- Born: Rhodri Owen 20 September 1972 (age 53) Three Crosses, Gower, Swansea, Wales
- Occupation: Journalist
- Notable credit(s): BBC Radio Cymru, BBC Radio Wales, CBBC, Holiday
- Spouse: Lucy Owen ​ ​(m. 2004)​
- Children: Gabriel Owen
- Family: Geraint Owen (brother)

= Rhodri Owen =

British broadcaster

Rhodri Owen (born 20 September 1972) is a Welsh speaking radio and television presenter.

==Biography==
Owen was born in Three Crosses, Gower, Swansea, and was brought up in Gowerton in a Welsh language speaking family. Welsh is his first language. Owen was also a member of the National Youth Theatre of Wales.

Owen started his career in radio reporting in his native Welsh language for Radio Cymru. After taking over the Saturday breakfast show, Owen transferred to the daily Red Dragon FM breakfast show. Having presented for BBC Radio 5 Live, Owen has also been the main station voice of BBC Radio Wales.

Owen started his television career with S4C in 1993 as a continuity announcer during children's programming, before appearing on a variety of programmes including children's magazine shows Noc Noc and Uned 5. After six years with the Welsh channel, he moved to London and joined CBBC, fronting children's consumer show Short Change. He went on to appear in the BBC Wales investigative consumer show X-Ray and was also the host of 4x4, BBC Three's Liquid Assets, and the BBC1 travel programme Holiday. He then spent three years on the rival ITV travel show Wish You Were Here...?, Holiday in Style for UK Style and BBC1's Hard Cash.

Owen is currently hosting Derek Acorah's Ghost Towns for Living TV. In 2016, he was replaced on the BAFTA award-winning X-Ray by comedian Omar Hamdi, due to his other filming commitments. In 2006, he also co-presented Britain's Dream Homes with Melissa Porter on BBC Two.
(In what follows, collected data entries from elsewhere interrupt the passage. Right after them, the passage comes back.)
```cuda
int enqueue_beam(NovicHandle* h, const Workspace& ws, float tau, float alpha, const GuideCfg& guide, cudaStream_t s) {
  const NovicCfg& c = h->cfg;
  g_grid_div = h->split_sms ? ws.chains : 1;
  const int B = static_cast<int>(ws.B), H = ws.H, P = c.prefix_len, G = h->G();
  const int A = B * H;
  const float inv_tau = 1.0f / tau;
  CUDA_TRY(cudaMemsetAsync(ws.flags, 1, sizeof(int) * (G + 2), s));
  beam_init_kernel<<<static_cast<unsigned>(ceil_div(A, 256)), 256, 0, s>>>(B, H, G, ws.b_tok[0], ws.b_pad[0], ws.b_anc[0],
                                                                         ws.b_score[0], ws.b_len[0], ws.b_fin[0], ws.b_node[0]);
  ++g_launches;
  if (run_prefix(h, ws, 1, P, s)) return 1;
  PassCfg pre{B * P, B, P, 0, H, H, nullptr, 0, nullptr, 0, P, P - 1, 1};
  if (run_layers(h, ws, pre, s)) return 1;
// ... 158 lines not shown
    CUDA_TRY(cudaMemcpyToSymbol(g_watchdog_host, &dptr, sizeof(dptr)));
  }
  NovicHandle* h = new NovicHandle();
  h->cfg = *cfg;
  h->device = dev;
  CUDA_TRY(cudaStreamCreateWithFlags(&h->capture_stream, cudaStreamNonBlocking));
  CUDA_TRY(cudaMallocHost(&h->h_flags, sizeof(int) * 8 * (cfg->token_length + 2)));
  CUDA_TRY(cudaMalloc(&h->d_drop_seed, 16));
  CUDA_TRY(cudaMemset(h->d_drop_seed, 0, 16));
  if (const char* e20 = getenv("NOVIC_TRAIN_GRAPHS")) h->train_graphs = e20[0] != '0';
  h->num_sms = prop.multiProcessorCount;
  g_num_sms = prop.multiProcessorCount;
  h->attn_smem_budget = std::min<int>(200 * 1024, static_cast<int>(prop.sharedMemPerBlockOptin) - 8 * 1024);
  CUDA_TRY(cudaFuncSetAttribute(attention_bulk_kernel, cudaFuncAttributeMaxDynamicSharedMemorySize, h->attn_smem_budget + 1024));
  CUDA_TRY(cudaFuncSetAttribute(select_greedy_kernel, cudaFuncAttributeMaxDynamicSharedMemorySize, kSelSmemBytes));
  CUDA_TRY(cudaFuncSetAttribute(attention_stream_kernel_t<16, 3, 4>, cudaFuncAttributeMaxDynamicSharedMemorySize, as_smem_bytes(16, 3, 4)));
  CUDA_TRY(cudaFuncSetAttribute(attention_split_kernel, cudaFuncAttributeMaxDynamicSharedMemorySize, kSpSmemBytes));
  CUDA_TRY(cudaFuncSetAttribute(attention_prefix_kernel, cudaFuncAttributeMaxDynamicSharedMemorySize, kApSmemBytes));
  CUDA_TRY(cudaFuncSetAttribute(attention_stream_kernel_t<12, 2, 8>, cudaFuncAttributeMaxDynamicSharedMemorySize, as_smem_bytes(12, 2, 8)));
  CUDA_TRY(cudaFuncSetAttribute(attention_stream_kernel_t<16, 2, 6>, cudaFuncAttributeMaxDynamicSharedMemorySize, as_smem_bytes(16, 2, 6)));
  CUDA_TRY(cudaFuncSetAttribute(attention_stream_kernel_t<8, 3, 8>, cudaFuncAttributeMaxDynamicSharedMemorySize, as_smem_bytes(8, 3, 8)));
  CUDA_TRY(cudaFuncSetAttribute(attention_stream_kernel_t<24, 2, 4>, cudaFuncAttributeMaxDynamicSharedMemorySize, as_smem_bytes(24, 2, 4)));
  CUDA_TRY(cudaFuncSetAttribute(attention_stream_kernel_t<14, 3, 4>, cudaFuncAttributeMaxDynamicSharedMemorySize, as_smem_bytes(14, 3, 4)));
  CUDA_TRY(cudaFuncSetAttribute(attention_stream_kernel_t<14, 4, 4>, cudaFuncAttributeMaxDynamicSharedMemorySize, as_smem_bytes(14, 4, 4)));
  CUDA_TRY(cudaFuncSetAttribute(attention_stream_kernel_t<28, 2, 4>, cudaFuncAttributeMaxDynamicSharedMemorySize, as_smem_bytes(28, 2, 4)));
  CUDA_TRY(cudaFuncSetAttribute(attention_stream_kernel_t<16, 2, 4>, cudaFuncAttributeMaxDynamicSharedMemorySize, as_smem_bytes(16, 2, 4)));
  if (const char* e12 = getenv("NOVIC_ATTN_CFG")) h->attn_cfg = atoi(e12);
  if (const char* e14 = getenv("NOVIC_WIDE_GEMM")) g_wide_gemm = e14[0] != '0';
  if (const char* e21 = getenv("NOVIC_LOGITS_BN")) g_logits_bn = atoi(e21);
  if (const char* e28 = getenv("NOVIC_LOGITS_EW")) g_logits_ew = atoi(e28);
  if (const char* e15 = getenv("NOVIC_EARLY_B")) g_early_b = e15[0] != '0';
  if (const char* e16 = getenv("NOVIC_SPLIT_FFN")) g_split_ffn = e16[0] != '0';
  if (const char* e17 = getenv("NOVIC_ROW_STAGES")) g_row_stages = atoi(e17);
  if (const char* e18 = getenv("NOVIC_ATTN_HINT")) g_attn_hint = atoi(e18);
  if (const char* e19 = getenv("NOVIC_ATTN_TF")) g_attn_tf = atoi(e19) != 0;
  if (const char* e22 = getenv("NOVIC_FUSE_BLOCK")) g_fuse_block = e22[0] != '0';
  if (const char* e23 = getenv("NOVIC_FUSE_QKV")) g_fuse_qkv = e23[0] != '0';
  if (const char* e24 = getenv("NOVIC_QKV_BN")) g_qkv_bn = atoi(e24);
  if (const char* e27 = getenv("NOVIC_QKV_WS")) g_qkv_ws = atoi(e27);
  if (const char* e27b = getenv("NOVIC_QKV_MC")) g_qkv_mc = atoi(e27b);
  if (const char* e27c = getenv("NOVIC_QKV_PER_TILE")) g_qkv_per_tile = atoi(e27c);
  if (const char* e27d = getenv("NOVIC_WGRAD_MN")) g_wgrad_mn = atoi(e27d) != 0;
  if (const char* e25 = getenv("NOVIC_BLOCK_ROWS")) g_block_rows = atoi(e25);
  if (const char* e25b = getenv("NOVIC_FUSE_ATTN")) g_fuse_attn = e25b[0] != '0';
  if (const char* e25d = getenv("NOVIC_ATTN_SPLIT")) g_attn_split = e25d[0] != '0';
  if (const char* e25h = getenv("NOVIC_ATTN_PREFIX")) g_attn_prefix = e25h[0] != '0';
  if (const char* e25j = getenv("NOVIC_VIT_DIRECT")) g_vit_direct = atoi(e25j) != 0 ? 1 : 0;
  if (const char* e25i = getenv("NOVIC_QKV_WS_DIV")) g_qkv_ws_div = std::max(1, atoi(e25i));
  if (const char* e25g = getenv("NOVIC_QKV_WS_STAGES")) g_qkv_ws_stages = atoi(e25g) == 2 ? 2 : 3;
  if (const char* e25e = getenv("NOVIC_ATTN_SPLIT_MAX")) g_attn_split_max = atoi(e25e);
  if (const char* e25c = getenv("NOVIC_BLOCK_ROWS64_MIN")) g_block_rows64_min = atoi(e25c);
  if (const char* e26 = getenv("NOVIC_BLOCK64_PAD")) g_block64_pad = atoi(e26);
  if (const char* e29 = getenv("NOVIC_FFN1_KSPLIT")) g_ffn1_ksplit = e29[0] != '0';
  if (const char* e13 = getenv("NOVIC_SKIP_CLASSES")) g_skip_classes = static_cast<unsigned>(strtoul(e13, nullptr, 0));
  if (const char* e1 = getenv("NOVIC_ATTN_V1")) h->attn_v1 = e1[0] == '1';
  if (const char* e7 = getenv("NOVIC_ATTN_STREAM")) h->attn_stream = e7[0] != '0';
  if (const char* e9 = getenv("NOVIC_ATTN_EARLY")) h->attn_early = atoi(e9);
  if (const char* e6 = getenv("NOVIC_NO_PDL")) g_use_pdl = e6[0] != '1';
  if (const char* e5 = getenv("NOVIC_NO_SM_SPLIT")) h->split_sms = e5[0] != '1';
  if (const char* e4 = getenv("NOVIC_NO_FFN_FUSION")) h->fuse_ffn = e4[0] != '1';
  if (const char* e3 = getenv("NOVIC_CHAINS")) h->max_chains = std::max(1, std::min(8, atoi(e3)));
  for (int i = 0; i < 8; ++i) {
    CUDA_TRY(cudaStreamCreateWithFlags(&h->chain_streams[i], cudaStreamNonBlocking));
    CUDA_TRY(cudaEventCreateWithFlags(&h->join_ev[i], cudaEventDisableTiming));
  }
  CUDA_TRY(cudaEventCreateWithFlags(&h->fork_ev, cudaEventDisableTiming));
  const char* env = getenv("NOVIC_NO_GRAPHS");
// ... 790 lines not shown
```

Owen had his first book published: Bwyd bwyd bwyd (Food food food) – about healthy foods aimed at children. In 2009, he became presenter for afternoon magazine show Wedi 3 and studio director for Planed Plant, the current S4C children's continuity strand. In 2012 Wedi 3 relaunched as Prynhawn da, a 2 hour long programme, but this era was short lived and further changes were made in April 2012 when the programme was revamped back to a nearly identical format to Wedi 3. Rhodri continues to present.

===Personal life===
Rhodri married fellow Welsh television presenter Lucy Cohen in June 2004 at St Andrew's Church in St Andrews Major near Dinas Powys. After trying to conceive, the couple undertook treatment via IVF. Their child, Gabriel was born in March 2008 by Caesarean section, weighing 5 lb 12 oz. The couple live together in Cowbridge. Rhodri's brother Geraint died on 11 July 2009.

Owen is close friends with Ian "H" Watkins and Gareth Thomas.